Investors in Scottish farmland should consider long-term tax implications

INVESTORS who are seizing opportunities to acquire Scottish farmland and estates as safe, long-term investments are being warned poor tax planning could create a financial nightmare.

“We are increasingly seeing investors who have amassed their fortune in London or overseas purchase a Scottish estate, attracted by our beautiful scenery and the hunting, shooting, fishing lifestyle,” said chartered accountants Chiene and Tait partner Helen Mackenzie.

Speaking at the Scottish Land and Estates (SLE) annual taxation event in Perth, she said with investments of this nature, there could be a lot of unforeseen considerations, such as the heritage of the property, succession issues to retain the estate within the family, and working together with the local community.

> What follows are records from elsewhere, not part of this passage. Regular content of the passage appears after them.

diff --git a/moving-mnist-vae_amd/csrc/capi.cpp b/moving-mnist-vae_amd/csrc/capi.cpp
--- a/moving-mnist-vae_amd/csrc/capi.cpp
+++ b/moving-mnist-vae_amd/csrc/capi.cpp
@@ -130,6 +130,12 @@
   return MMVAE_OK;
 }
 
+int mmvae_net_set_entry_dgrad(mmvae_net* n, int enable) {
+  if (!n) { set_error("net_set_entry_dgrad: bad argument"); return MMVAE_ERR_ARG; }
+  n->net->set_entry_dgrad(enable != 0);
+  return MMVAE_OK;
+}
+
 void* mmvae_net_side_stream(mmvae_net* n) { return n ? reinterpret_cast<void*>(n->net->side()) : nullptr; }
 
 int mmvae_net_set_sync_bn(mmvae_net* n, mmvae_allreduce_fn fn, void* user, int world) {
@@ -463,6 +469,22 @@
   q.wfrag = op_down_layout(dt, g, Ho, Wo).frag;
   int rc = op_pack_down(dt, g, w, scratch, stream_of(st), 1.f, 0, q.wfrag); if (rc < 0) return rc;
   return op_run_down(dt, dt, g, scratch, N, dy, Ho, Wo, dx, H, W, nullptr, nullptr, 0, nullptr, accumulate != 0, stream_of(st), q);
+}
+int mmvae_entry_dgrad_stream(int dt, int transposed, const void* dy, const float* w, const void* dy2, const float* w2, void* dx, int N, int H, int Cin,
+                             int Cout, void* scratch, void* st) {
+  if (dt != MMVAE_F32 && dt != MMVAE_BF16) { set_error("entry_dgrad_stream: dtype=%d unsupported", dt); return MMVAE_ERR_ARG; }
+  if (!dy || !w || !dy2 || !w2 || !dx || !scratch || N < 1) { set_error("entry_dgrad_stream: bad argument"); return MMVAE_ERR_ARG; }
+  if (transposed != 0 || !entry_dgrad_stream_ok(dt, transposed, Cin, Cout, H)) {
+    set_error("entry_dgrad_stream: bf16, the encoder entry (32 -> 64 channels on a 16x16 block input); got dtype=%d transposed=%d %d -> %d on %dx%d",
+              dt, transposed, Cin, Cout, H, H);
+    return MMVAE_ERR_UNSUPPORTED;
+  }
+  const ConvGeom g = geom_for(0, Cin, Cout, 3, 2, 1), g2 = geom_for(0, Cin, Cout, 1, 2, 0);
+  const int wfrag = op_up_layout(dt, g, H, H, 0).frag, wfrag2 = op_up_layout(dt, g2, H, H, 1).frag;
+  void* w2p = static_cast<char*>(scratch) + MMVAE_DGRAD_EX_W2_OFFSET(numel_w(Cin, Cout, 3), dtype_size(dt));
+  int rc = op_pack_up(dt, g, w, scratch, stream_of(st), 1.f, 0, wfrag); if (rc < 0) return rc;
+  rc = op_pack_up(dt, g2, w2, w2p, stream_of(st), 1.f, 0, wfrag2); if (rc < 0) return rc;
+  return launch_entry_dgrad_stream(dt, transposed, dy, scratch, wfrag, dy2, w2p, wfrag2, dx, N, stream_of(st));
 }
 int mmvae_conv2d_wgrad(int dt, int transposed, const void* x, const void* dy, float* dw, int N, int H, int W, int Cin, int Cout, int k,
                        int s, int p, const float* ps, const float* pb, int relu, void* scratch, void* st) {
diff --git a/moving-mnist-vae_amd/csrc/conv_dstream.hip b/moving-mnist-vae_amd/csrc/conv_dstream.hip
--- /dev/null
+++ b/moving-mnist-vae_amd/csrc/conv_dstream.hip
@@ -0,0 +1,184 @@
+#include <hip/hip_runtime.h>
+
+#include <string.h>
+
+#include "kernels.hpp"
+#include "tile_common.hpp"
+
+namespace mmvae {
+
+struct EntryDgradArgs {
+  const void* dy; const void* dy2;
+  const void* w; const void* w2;
+  void* dx;
+  int wfrag, wfrag2;
+  int N, HS, nunits;
+};
+
+__device__ __forceinline__ long afrag_elem(int frag, int blk, int chunk, int Ktot, int l) {
+  if (frag) return (((long)blk * (Ktot >> 5) + chunk) * 64 + l) * 8;
+  const int rr = l & 15, g4 = l >> 4;
+  const int col = 32 * (blk >> 1) + 8 * (rr >> 2) + 4 * (blk & 1) + (rr & 3);
+  return (long)col * Ktot + chunk * 32 + 8 * g4;
+}
+
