# QwenLM/Qwen3-TTS

Measured on AMD Instinct MI355X. Metric: speech-tokens/sec (+ audio RTF), Qwen3-TTS-12Hz-1.7B batch=8, higher is better.
Workload: dtype bf16; 1 GPU; Qwen3-TTS-12Hz-1.7b dims, seeded random weights, batch=8 per GPU, ragged prompts 36..64 rows, 125 frames (10.0 s) per utterance, sampling T=0.9 top-k=50 rep=1.05; prefill + AR decode (hipGraph=on) + codec decode to 24 kHz (bf16); global_batch=8, frames_per_utterance=125, parallelism=request-shard x1

## Files before the change

qwen3-tts_amd/csrc/gemm_tap.hip:

```cpp
#include <map>
#include <mutex>
#include <type_traits>
#include "common.h"
#include "kernels.h"
#include "tstamp.h"

QTTS_TS_UNIT(tap)

namespace qtts {

typedef __bf16 hw_bf16x2 __attribute__((ext_vector_type(2)));
__device__ __forceinline__ unsigned cvt_pk_bf16(float a, float b) {
    hw_bf16x2 v = {(__bf16)a, (__bf16)b};
    return *reinterpret_cast<unsigned*>(&v);
}

template <bool FAST>
__device__ __forceinline__ float snake1(float v, float ea, float ib) {
    float sn;
    if constexpr (FAST) sn = __builtin_amdgcn_sinf(v * ea * 0.15915494309189535f); else sn = sinf(v * ea);
    return v + ib * (sn * sn);
}

template <int BN, int TM, int TN, bool FAST>
// ... 618 lines not shown
        gd_dma_wait();
        __syncthreads();
        if (s + 1 < nsteps) {
            const int ks2 = (s + 1) / p.taps, tap2 = (s + 1) - ks2 * p.taps;
            dma_w(ks2, tap2, (s + 1) & 1);
            if (ks2 != ks) dma_a(ks2, ks2 & 1);
        }
        const bf16_t* Ab = reinterpret_cast<const bf16_t*>(Abuf + (ks & 1) * a_stride);
        const bf16_t* Wb = reinterpret_cast<const bf16_t*>(Wbuf + (s & 1) * W_BYTES);
        const int sh = p.shift[tap];
#pragma unroll
        for (int kk = 0; kk < BK / 32; ++kk) {
            bf16x8 a[TM], b[TN];
#pragma unroll
            for (int i = 0; i < TM; ++i) {
                a[i] = *reinterpret_cast<const bf16x8*>(&Ab[(wm * 64 + i * 16 + li + halo + sh) * STR + kk * 32 + lq * 8]);
                if (tpos[i] + sh < 0) a[i] = (bf16x8){0, 0, 0, 0, 0, 0, 0, 0};
            }
#pragma unroll
            for (int j = 0; j < TN; ++j)
                b[j] = *reinterpret_cast<const bf16x8*>(&Wb[(wn * (BN / 2) + j * 16 + li) * STR + kk * 32 + lq * 8]);
#pragma unroll
            for (int i = 0; i < TM; ++i)
#pragma unroll
                for (int j = 0; j < TN; ++j)
                    acc[i][j] = __builtin_amdgcn_mfma_f32_16x16x32_bf16(b[j], a[i], acc[i][j], 0, 0, 0);
        }
    }
    tap_epilogue<BN, TM, TN, true>(p, acc, m0, n0, wm, wn, li, lq);
}

template <int BN>
static void launch_dma(const GemmTapParams& p, int halo, hipStream_t st) {
    const int nb = cdiv(p.M, 128) * cdiv(p.N, BN);
    const int a_stride = ((128 + halo) * 144 + 1023) / 1024 * 1024;
    const size_t lds = 2 * (size_t)a_stride + 2 * (size_t)((BN * 144 + 1023) / 1024 * 1024);
    auto kern = gemm_dma_kernel<BN>;
    ensure_dynamic_lds(reinterpret_cast<const void*>(kern), 160 * 1024);
    hipLaunchKernelGGL(kern, dim3(nb), dim3(256), lds, st, p, halo, a_stride);
}
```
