# nverchev/PointCloudCounterfactual

Hardware: AMD Instinct MI355X
Metric: clouds/sec Chamfer+EMD fwd+bwd, N=2048 B=32 (higher is better)
Workload: dtype f32; 1 GPU; BASELINE configs[1]+[2]: N=2048 B=32 per GPU, nn_distance (Chamfer, mean) fwd+bwd + match_cost (approxmatch+matchcost) fwd+bwd through the autograd surface; inputs = "recon" clouds (reference permuted + N(0, 0.02^2): a trained autoencoder, SURVEY 8(d)); the 8(d) stress set (both clouds i.i.d. U[0,1]^3) is value_stress (--full); emd_mode=implicit, batch_per_gpu=32, n_points=2048, global_batch=32, parallelism=batch-sharded x1, no data-path collective, launcher=single process

## Files before the change

### pointcloudcounterfactual_amd/backend.py

```python

from __future__ import annotations

import torch

from pointcloudcounterfactual_amd import _lib
from pointcloudcounterfactual_amd._lib import call, ptr

_L = _lib.lib
F32, I32 = torch.float32, torch.int32


def _sizes(set_d: torch.Tensor, set_q: torch.Tensor) -> tuple[int, int, int]:
    return set_d.size(0), set_d.size(1), set_q.size(1)


def ApproxMatch(set_d: torch.Tensor, set_q: torch.Tensor) -> list[torch.Tensor]:
    b, n, m = _sizes(set_d, set_q)
    dev = set_d.device
    match = torch.empty((b, m, n), dtype=torch.float32, device=dev)
    temp = torch.empty((b, (n + m) * 2), dtype=torch.float32, device=dev)
    call(_L.pcc_approxmatch, 'ApproxMatch', dev, b, n, m, ptr(set_d, 'set_d', F32, dev), ptr(set_q, 'set_q', F32, dev),
         ptr(match, 'match', F32, dev), ptr(temp, 'temp', F32, dev))
    return [match, temp]


def ApproxMatchCost(set_d: torch.Tensor, set_q: torch.Tensor) -> list[torch.Tensor]:
    b, n, m = _sizes(set_d, set_q)
    dev = set_d.device
    match = torch.empty((b, m, n), dtype=torch.float32, device=dev)
    temp = torch.empty((b, (n + m) * 2), dtype=torch.float32, device=dev)
    cost = torch.empty((b,), dtype=torch.float32, device=dev)
    call(_L.pcc_approxmatch_cost, 'ApproxMatchCost', dev, b, n, m, ptr(set_d, 'set_d', F32, dev),
         ptr(set_q, 'set_q', F32, dev), ptr(match, 'match', F32, dev), ptr(temp, 'temp', F32, dev),
         ptr(cost, 'cost', F32, dev))
    return [match, temp, cost]


def MatchCostImplicit(set_d: torch.Tensor, set_q: torch.Tensor, with_grad: bool) -> list[torch.Tensor]:
    b, n, m = _sizes(set_d, set_q)
    dev = set_d.device
    cost = torch.empty((b,), dtype=torch.float32, device=dev)
    out = [cost]
    g1 = g2 = None
    if with_grad:
        g1 = torch.empty((b, n, 3), dtype=torch.float32, device=dev)
        g2 = torch.empty((b, m, 3), dtype=torch.float32, device=dev)
        out += [g1, g2]
    call(_L.pcc_match_cost, 'MatchCostImplicit', dev, b, n, m, ptr(set_d, 'set_d', F32, dev),
         ptr(set_q, 'set_q', F32, dev), None, ptr(cost, 'cost', F32, dev), ptr(g1, 'grad1', F32, dev),
         ptr(g2, 'grad2', F32, dev))
    return out
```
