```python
_vp, _i, _i64, _f, _sz = C.c_void_p, C.c_int, C.c_int64, C.c_float, C.c_size_t
SIGNATURES = {
    "sf_abi_version": (C.c_int, []),
    "sf_last_error": (C.c_char_p, []),
    "sf_gemm_bf16": (C.c_int, [C.POINTER(GemmArgs), _vp]),
    "sf_small_linear": (C.c_int, [_vp, _vp, _vp, _vp, _i, _i, _i, _i, _i, _vp]),
    "sf_quantize_fp8": (C.c_int, [_vp, _i, _i, _i, _i, _vp, _vp, _vp]),
    "sf_gemm_fp8": (C.c_int, [C.POINTER(GemmArgs), _vp, _i, _vp, _vp]),
    "sf_small_linear_fp8": (C.c_int, [_vp, _vp, _vp, _vp, _vp, _i, _i, _i, _i, _i, _i, _vp]),
    "sf_sinusoid_embedding": (C.c_int, [_vp, _i, _vp, _i, _i, _vp]),
    "sf_layernorm_modulate": (C.c_int, [_vp, _vp, _i, _i, _f, _vp, _vp, _vp, _vp, _i64, _i, _vp]),
    "sf_layernorm_affine": (C.c_int, [_vp, _vp, _vp, _vp, _i, _i, _f, _vp]),
    "sf_rmsnorm": (C.c_int, [_vp, _i, _vp, _vp, _i, _i, _i, _f, _vp]),
    "sf_qkv_norm_rope_cache": (C.c_int, [_vp, _vp, _vp, _vp, _vp, _vp, _vp, _vp, _i, _i, _i, _i, _i, _i, _i64,
                                         _i, _i, _f, _vp]),
    "sf_kv_evict": (C.c_int, [_vp, _i, _i64, _i, _i, _i, _i, _vp, _sz, _vp]),
    "sf_attention": (C.c_int, [_vp, _vp, _vp, _vp, _i, _i, _i, _i, _i64, _i64, _i64, _i64, _i64, _i64, _vp]),
    "sf_attention_ex": (C.c_int, [_vp, _vp, _vp, _vp, _i, _i, _i, _i, _i64, _i64, _i64, _i64, _i64, _i64, _i, _vp]),
    "sf_patchify": (C.c_int, [_vp, _vp, _i, _i, _i, _i, _i, _vp]),
    "sf_unpatchify_x0": (C.c_int, [_vp, _vp, _vp, _i, _vp, _vp, _i, _vp, _vp, _i, _i, _i, _i, _i, _i, _vp]),
    "sf_add_noise": (C.c_int, [_vp, _vp, _vp, _i, _vp, _vp, _i, _vp, _i, _i64, _vp]),
    "sf_lincomb_bf16": (C.c_int, [_vp, C.POINTER(C.c_void_p), C.POINTER(C.c_float), _i, _i64, _vp]),
    "sf_dit_workspace_bytes": (C.c_size_t, [C.POINTER(Model), _i, _i, _i, _i, _i]),
    "sf_dit_forward": (C.c_int, [C.POINTER(Model), C.POINTER(ForwardArgs), _vp]),
    "sf_dit_forward_pair": (C.c_int, [C.POINTER(Model), C.POINTER(ForwardArgs), C.POINTER(ForwardArgs), _vp]),
    "sf_conv_igemm": (C.c_int, [C.POINTER(ConvArgs), _vp]),
    "sf_conv_pick_nt": (C.c_int, [_i]),
    "sf_rmsnorm_silu_cl": (C.c_int, [_vp, _vp, _vp, _i64, _i, _i, _vp]),
    "sf_softmax_rows": (C.c_int, [_vp, _i64, _vp, _i64, _i, _i, _i, _f, _vp]),
    "sf_vae_prepare_latent": (C.c_int, [_vp, _vp, _vp, _vp, _vp, _vp, _i, _i, _i, _i, _vp]),
    "sf_vae_state_bytes": (C.c_size_t, [C.POINTER(VaeModel), _i, _i, _i]),
    "sf_vae_scratch_bytes": (C.c_size_t, [C.POINTER(VaeModel), _i, _i, _i]),
    "sf_vae_reset": (C.c_int, [C.POINTER(VaeModel), _vp, _sz, _i, _i, _i, _vp]),
    "sf_vae_decode_frames": (C.c_int, [C.POINTER(VaeModel), _vp, _sz, _vp, _sz, _vp, _i, _i, _i, _i, _i, _i, _i, _vp, _vp]),
    "sf_vae_prepare_pixels": (C.c_int, [_vp, _i, _i64, _vp, _i, _i, _i, _i, _vp]),
    "sf_vae_finish_latent": (C.c_int, [_vp, _i, _i, _vp, _i, _vp, _vp, _vp, _vp, _i, _i, _i, _i, _vp]),
    "sf_vae_encode_state_bytes": (C.c_size_t, [C.POINTER(VaeEncoder), _i, _i, _i]),
    "sf_vae_encode_scratch_bytes": (C.c_size_t, [C.POINTER(VaeEncoder), _i, _i, _i]),
# ... 57 lines not shown
```

self-forcing_amd/csrc/gemm_bf16.hip:

```cpp
#include <type_traits>
#include "sf_common.h"
#include "../../include/sf_hip.h"

namespace {

constexpr int BM = 128, BN = 128, BK = 64;
constexpr int GEMM_THREADS = 256;
constexpr int TILE_BYTES = BM * BK * 2;
constexpr int STAGE_BYTES = 2 * TILE_BYTES;
constexpr int GEMM_LDS = 2 * STAGE_BYTES;

struct GemmP {
  const bf16_t* a;
  const bf16_t* w;
  const bf16_t* bias;
  bf16_t* out;
  const bf16_t* resid;
  const bf16_t* gate_mod;
  const bf16_t* gate_e0;
  long gate_group_stride;
  int rows_per_group;
  int M, N, K, lda, ldw, ldo, ldr;
  int tiles_m, tiles_n;
  long a_bs, w_bs, o_bs, r_bs;
// ... 139 lines not shown
      if (m0 + i >= MT) break;
      const int m = min(m_base + (m0 + i) * 16 + r16, p.M - 1);
      const bf16_t* e0row = GATE ? p.gate_e0 + (long)(m / p.rows_per_group) * p.gate_group_stride : nullptr;
#pragma unroll
      for (int nt = 0; nt < 4; ++nt) {
        rv[i][nt] = RESID ? *reinterpret_cast<const bf16x4*>(p.resid + (long)m * p.ldr + ncol[nt]) : zero4;
        ge[i][nt] = GATE ? *reinterpret_cast<const bf16x4*>(e0row + ncol[nt]) : zero4;
      }
    }
#pragma unroll
    for (int i = 0; i < MB; ++i) {
      if (m0 + i >= MT) break;
      const int row = (m0 + i) * 16 + r16;
#pragma unroll
      for (int nt = 0; nt < 4; ++nt) {
        const int col = nt * 16 + cg * 4;
        const bf16x4 o = epi_math<EPI>(acc[m0 + i][nt], bias_v[nt], gm_v[nt], ge[i][nt], rv[i][nt]);
        const int chunk = (col >> 3) ^ (row & 7);
        *reinterpret_cast<bf16x4*>(wbuf + row * 128 + (chunk << 4) + (col & 4) * 2) = o;
      }
    }
  }
  __builtin_amdgcn_s_waitcnt(0xc07f);
  const int rr = lane >> 3, ch = lane & 7;
#pragma unroll
  for (int i = 0; i < 2 * MT; ++i) {
    const int row = i * 8 + rr;
    const int m = m_base + row, n = n_base + ch * 8;
    const bf16x8 v = *reinterpret_cast<const bf16x8*>(wbuf + row * 128 + ((ch ^ (row & 7)) << 4));
    if (m < p.M && n < p.N) *reinterpret_cast<bf16x8*>(p.out + (long)m * p.ldo + n) = v;
  }
}
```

She said it was crucial to ensure at the outset that while current income was maximised, it was not at the expense of long- term capital tax advantages.

“Notwithstanding that, it has become difficult to generate profits from a traditionally operated agricultural estate; diversification schemes that have been developed in recent years have changed this,” said Ms Mackenzie.

Land use

“The current use of land can determine the long-term capital tax treatment. If land is used for trading or agricultural purposes, 100 per cent business and agricultural property relief will be available for inheritance tax purposes. Capital gains tax reliefs are also available.

“However, if land is used to generate investment income, which includes rental for wind turbines, the tax favoured status may be lost,” she warned.

A recent industry report showed 22 estates were sold in Scotland last year - five more than in 2010.